> [TASK]
Only the count is needed. Count the lines below with the word "ifndef" in them.
>>>
template <int KS, int GG, int NW>
__device__ __forceinline__ void pairs_group(int tb, pp_h8 (&bop)[GG][KS], int tb_next, const _Float16 *__restrict__ aimg,
                                            const _Float16 *__restrict__ img,
                                            const unsigned *__restrict__ pmap, const float *__restrict__ scale, int ntile,
                                            int l5, int half, float poison, float *__restrict__ out, int Mp, int chunk) {
    constexpr int SLP = 16 * KS, LDA = SLP + PP_APAD;
    static_assert(GG == 1 || (GG & 1) == 0, "ping-pong needs an even number of resident tiles");
    unsigned pm[GG];
    float sc[GG], old[GG];
#pragma unroll
    for (int g = 0; g < GG; ++g) {
        pm[g] = pmap[32 * (tb + NW * g) + l5];
        sc[g] = scale[32 * (tb + NW * g) + l5];
    }
#pragma unroll
    for (int g = 0; g < GG; ++g) {
        old[g] = 0.0f;
        if (chunk && pm[g] != 0xffffffffu && half == 0) old[g] = out[(size_t)(pm[g] >> 16) * Mp + (pm[g] & 0xffffu)];
    }
    float acc[GG][4];
#pragma unroll
    for (int g = 0; g < GG; ++g)
#pragma unroll
        for (int i = 0; i < 4; ++i) acc[g][i] = 0.0f;
    const _Float16 *arow = aimg + (size_t)l5 * LDA + 8 * half;
    auto load_a = [&](pp_h8 (&a)[KS], int nt) __attribute__((always_inline)) {
#ifdef PP_DIAG_NO_ALOAD
        if (nt > 1) return;
#endif
#pragma unroll
        for (int ks = 0; ks < KS; ++ks) a[ks] = *reinterpret_cast<const pp_h8 *>(arow + (size_t)nt * 32 * LDA + 16 * ks);
    };
    auto mma = [&](pp_f16v &c, const pp_h8 (&a)[KS], const pp_h8 (&bq)[KS]) __attribute__((always_inline)) {
#pragma unroll
        for (int v = 0; v < 16; ++v) c[v] = 0.0f;
#pragma unroll
        for (int ks = 0; ks < KS; ++ks) c = __builtin_amdgcn_mfma_f32_32x32x16_f16(a[ks], bq[ks], c, 0, 0, 0);
    };
    auto stage = [&](pp_f16v &cn, const pp_h8 (&a)[KS], const pp_h8 (&bq)[KS], float (&ac)[4], const pp_f16v &cu)
                     __attribute__((always_inline)) {
#pragma unroll
        for (int v = 0; v < 16; ++v) cn[v] = 0.0f;
#ifndef PP_MFMA_PER_STEP
#define PP_MFMA_PER_STEP 1
#endif
#pragma unroll
        for (int ks = 0; ks < KS; ks += PP_MFMA_PER_STEP) {
#ifndef PP_DIAG_NO_MFMA
#pragma unroll
            for (int k2 = ks; k2 < ks + PP_MFMA_PER_STEP && k2 < KS; ++k2)
                cn = __builtin_amdgcn_mfma_f32_32x32x16_f16(a[k2], bq[k2], cn, 0, 0, 0);
#endif
            __builtin_amdgcn_sched_barrier(0);
            const int kend = (ks + PP_MFMA_PER_STEP < KS) ? ks + PP_MFMA_PER_STEP : KS;
            const int v0 = (16 * ks) / KS, v1 = (16 * kend) / KS;
#pragma unroll
            for (int v = v0; v < v1; ++v) {
#ifdef PP_DIAG_NO_EXP
                const float e = cu[v];
#else
                const float e = __builtin_amdgcn_exp2f(cu[v]);
#endif
#if PP_SCALAR_ADD
                asm("v_add_f32 %0, %0, %1" : "+v"(ac[v & 3]) : "v"(e));
#else
                ac[v & 3] += e;
#endif
            }
            __builtin_amdgcn_sched_barrier(0);
        }
    };
    pp_f16v c0, c1;
    if constexpr (GG == 2 && PP_DEEP_PREFETCH) {
        pp_h8 a0[KS], a1[KS], a2[KS];
        load_a(a0, 0);
        load_a(a1, min(1, ntile - 1));
        mma(c0, a0, bop[0]);
#pragma unroll 1
        for (int nt = 0; nt < ntile; nt += 3) {
            load_a(a2, min(nt + 2, ntile - 1));
            stage(c1, a0, bop[1], acc[0], c0);
            stage(c0, a1, bop[0], acc[1], c1);
            if (nt + 1 >= ntile) break;
            load_a(a0, min(nt + 3, ntile - 1));
            stage(c1, a1, bop[1], acc[0], c0);
            stage(c0, a2, bop[0], acc[1], c1);
            if (nt + 2 >= ntile) break;
            load_a(a1, min(nt + 4, ntile - 1));
            stage(c1, a2, bop[1], acc[0], c0);
            stage(c0, a0, bop[0], acc[1], c1);
        }
    } else {
        pp_h8 a_0[KS], a_1[KS];
        load_a(a_0, 0);
        mma(c0, a_0, bop[0]);
        auto row = [&](const pp_h8 (&a_cur)[KS], const pp_h8 (&a_nxt)[KS]) __attribute__((always_inline)) {
            if constexpr (GG == 1) {
                stage(c1, a_nxt, bop[0], acc[0], c0);
                c0 = c1;
            } else {
#pragma unroll
                for (int g = 0; g < GG; g += 2) {
                    stage(c1, a_cur, bop[g + 1], acc[g], c0);
                    if (g + 2 < GG) stage(c0, a_cur, bop[g + 2], acc[g + 1], c1);
                    else stage(c0, a_nxt, bop[0], acc[g + 1], c1);
                }
            }
        };
#pragma unroll 1
        for (int nt = 0; nt < ntile; nt += 2) {
            load_a(a_1, min(nt + 1, ntile - 1));
            row(a_0, a_1);
            if (nt + 1 >= ntile) break;
            load_a(a_0, min(nt + 2, ntile - 1));
            row(a_1, a_0);
        }
    }
    if (tb_next >= 0) pairs_load<KS, GG, NW>(bop, tb_next, img, l5, half);
#pragma unroll
    for (int g = 0; g < GG; ++g) {
        float tot = (acc[g][0] + acc[g][1]) + (acc[g][2] + acc[g][3]);
        tot += __shfl_xor(tot, 32, 64);
        if (pm[g] != 0xffffffffu && half == 0)
            out[(size_t)(pm[g] >> 16) * Mp + (pm[g] & 0xffffu)] = old[g] + (sc[g] * tot + poison);
    }
}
<<<
> [ANSWER FOR THIS EXERCISE]
2